**WHAT THIS TASK INVOLVES:** Each record is to be reproduced verbatim.

**SUPPLIED DATA:**
+	v += (uint32_t)__builtin_amdgcn_mov_dpp((int)v, 0xB1, 0xf, 0xf, true);
+	v += (uint32_t)__builtin_amdgcn_mov_dpp((int)v, 0x4E, 0xf, 0xf, true);
+	v += (uint32_t)__builtin_amdgcn_mov_dpp((int)v, 0x141, 0xf, 0xf, true);
+	v += (uint32_t)__builtin_amdgcn_mov_dpp((int)v, 0x140, 0xf, 0xf, true);
+	return (uint32_t)__builtin_amdgcn_readlane((int)v, 0) + (uint32_t)__builtin_amdgcn_readlane((int)v, 16) + (uint32_t)__builtin_amdgcn_readlane((int)v, 32) +
+		(uint32_t)__builtin_amdgcn_readlane((int)v, 48);
+}
 __global__ __launch_bounds__(256) void k_cull_pack(const int32_t* __restrict__ src, const uint32_t* __restrict__ win_base, const uint32_t* __restrict__ counts,
 	uint32_t cnt_pad, const uint8_t* __restrict__ shard_type, uint32_t n_shards, int32_t* __restrict__ rec_base, PackLayout lay,
 	uint32_t src_stride, uint32_t cnt_stride) {
-	__shared__ uint32_t s_part[4];
-	__shared__ uint32_t s_tot[MAX_TYPES];
-	const uint32_t s = blockIdx.x, t = threadIdx.x;
+	const uint32_t s = blockIdx.x, t = threadIdx.x, lane = t & 63u;
 	src += (size_t)blockIdx.z * src_stride;
 	counts += (size_t)blockIdx.z * cnt_stride;
-	uint32_t* const header = reinterpret_cast<uint32_t*>(rec_base + lay.off[blockIdx.z]);
-	int32_t* const dst = rec_base + lay.off[blockIdx.z] + MAX_TYPES;
+	const uint32_t win = win_base[s];
+	const uint64_t rec_off = lay.off[blockIdx.z];
 	const uint32_t dst_cap = lay.cap[blockIdx.z];
-	const bool totals_block = s == 0 && blockIdx.y == 0;
-	const uint32_t c = counts[s * cnt_pad];
-	if (blockIdx.y * 256u >= c && !totals_block) return;
-	const int32_t* from = src + win_base[s];
-	const uint32_t k0 = blockIdx.y * 256u + t;
-	const int32_t first = k0 < c ? from[k0] : 0;
-	uint32_t before = 0;
-	for (uint32_t k = t; k < s; k += 256u) before += counts[k * cnt_pad];
-#pragma unroll
-	for (int o = 32; o > 0; o >>= 1) before += (uint32_t)__shfl_xor((int)before, o);
-	if ((t & 63u) == 0) s_part[t >> 6] = before;
-	if (totals_block && t < MAX_TYPES) s_tot[t] = 0;
-	__syncthreads();
-	const uint32_t at = s_part[0] + s_part[1] + s_part[2] + s_part[3];
-	if (totals_block) {
-		for (uint32_t k = t; k < n_shards; k += 256u) atomicAdd(&s_tot[shard_type[k]], counts[k * cnt_pad]);
-		__syncthreads();
-		if (t < MAX_TYPES) header[t] = s_tot[t];
-	}
-	int32_t* to = dst + at;
+	const bool totals_wave = s == 0 && blockIdx.y == 0 && t < 64u;
+	uint32_t sum = 0, own = 0;
+	for (uint32_t b = 0; b <= s && !totals_wave; b += 256u) {
+		uint32_t v[4];
+#pragma unroll
+		for (uint32_t j = 0; j < 4; ++j) v[j] = b + 64u * j + lane <= s ? counts[(b + 64u * j + lane) * cnt_pad] : 0u;
+#pragma unroll
+		for (uint32_t j = 0; j < 4; ++j) {
+			sum += v[j];
+			own = b + 64u * j + lane == s ? v[j] : own;
+		}
+	}
+	if (totals_wave) {
+		uint32_t tot[MAX_TYPES] = {};
+		for (uint32_t b = 0; b < n_shards; b += 256u) {
+			uint32_t v[4], ty[4];
+#pragma unroll
+			for (uint32_t j = 0; j < 4; ++j) {
+				const bool in = b + 64u * j + lane < n_shards;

**ANSWER SECTION:**
+	v += (uint32_t)__builtin_amdgcn_mov_dpp((int)v, 0xB1, 0xf, 0xf, true);
+	v += (uint32_t)__builtin_amdgcn_mov_dpp((int)v, 0x4E, 0xf, 0xf, true);
+	v += (uint32_t)__builtin_amdgcn_mov_dpp((int)v, 0x141, 0xf, 0xf, true);
+	v += (uint32_t)__builtin_amdgcn_mov_dpp((int)v, 0x140, 0xf, 0xf, true);
+	return (uint32_t)__builtin_amdgcn_readlane((int)v, 0) + (uint32_t)__builtin_amdgcn_readlane((int)v, 16) + (uint32_t)__builtin_amdgcn_readlane((int)v, 32) +
+		(uint32_t)__builtin_amdgcn_readlane((int)v, 48);
+}
 __global__ __launch_bounds__(256) void k_cull_pack(const int32_t* __restrict__ src, const uint32_t* __restrict__ win_base, const uint32_t* __restrict__ counts,
 	uint32_t cnt_pad, const uint8_t* __restrict__ shard_type, uint32_t n_shards, int32_t* __restrict__ rec_base, PackLayout lay,
 	uint32_t src_stride, uint32_t cnt_stride) {
-	__shared__ uint32_t s_part[4];
-	__shared__ uint32_t s_tot[MAX_TYPES];
-	const uint32_t s = blockIdx.x, t = threadIdx.x;
+	const uint32_t s = blockIdx.x, t = threadIdx.x, lane = t & 63u;
 	src += (size_t)blockIdx.z * src_stride;
 	counts += (size_t)blockIdx.z * cnt_stride;
-	uint32_t* const header = reinterpret_cast<uint32_t*>(rec_base + lay.off[blockIdx.z]);
-	int32_t* const dst = rec_base + lay.off[blockIdx.z] + MAX_TYPES;
+	const uint32_t win = win_base[s];
+	const uint64_t rec_off = lay.off[blockIdx.z];
 	const uint32_t dst_cap = lay.cap[blockIdx.z];
-	const bool totals_block = s == 0 && blockIdx.y == 0;
-	const uint32_t c = counts[s * cnt_pad];
-	if (blockIdx.y * 256u >= c && !totals_block) return;
-	const int32_t* from = src + win_base[s];
-	const uint32_t k0 = blockIdx.y * 256u + t;
-	const int32_t first = k0 < c ? from[k0] : 0;
-	uint32_t before = 0;
-	for (uint32_t k = t; k < s; k += 256u) before += counts[k * cnt_pad];
-#pragma unroll
-	for (int o = 32; o > 0; o >>= 1) before += (uint32_t)__shfl_xor((int)before, o);
-	if ((t & 63u) == 0) s_part[t >> 6] = before;
-	if (totals_block && t < MAX_TYPES) s_tot[t] = 0;
-	__syncthreads();
-	const uint32_t at = s_part[0] + s_part[1] + s_part[2] + s_part[3];
-	if (totals_block) {
-		for (uint32_t k = t; k < n_shards; k += 256u) atomicAdd(&s_tot[shard_type[k]], counts[k * cnt_pad]);
-		__syncthreads();
-		if (t < MAX_TYPES) header[t] = s_tot[t];
-	}
-	int32_t* to = dst + at;
+	const bool totals_wave = s == 0 && blockIdx.y == 0 && t < 64u;
+	uint32_t sum = 0, own = 0;
+	for (uint32_t b = 0; b <= s && !totals_wave; b += 256u) {
+		uint32_t v[4];
+#pragma unroll
+		for (uint32_t j = 0; j < 4; ++j) v[j] = b + 64u * j + lane <= s ? counts[(b + 64u * j + lane) * cnt_pad] : 0u;
+#pragma unroll
+		for (uint32_t j = 0; j < 4; ++j) {
+			sum += v[j];
+			own = b + 64u * j + lane == s ? v[j] : own;
+		}
+	}
+	if (totals_wave) {
+		uint32_t tot[MAX_TYPES] = {};
+		for (uint32_t b = 0; b < n_shards; b += 256u) {
+			uint32_t v[4], ty[4];
+#pragma unroll
+			for (uint32_t j = 0; j < 4; ++j) {
+				const bool in = b + 64u * j + lane < n_shards;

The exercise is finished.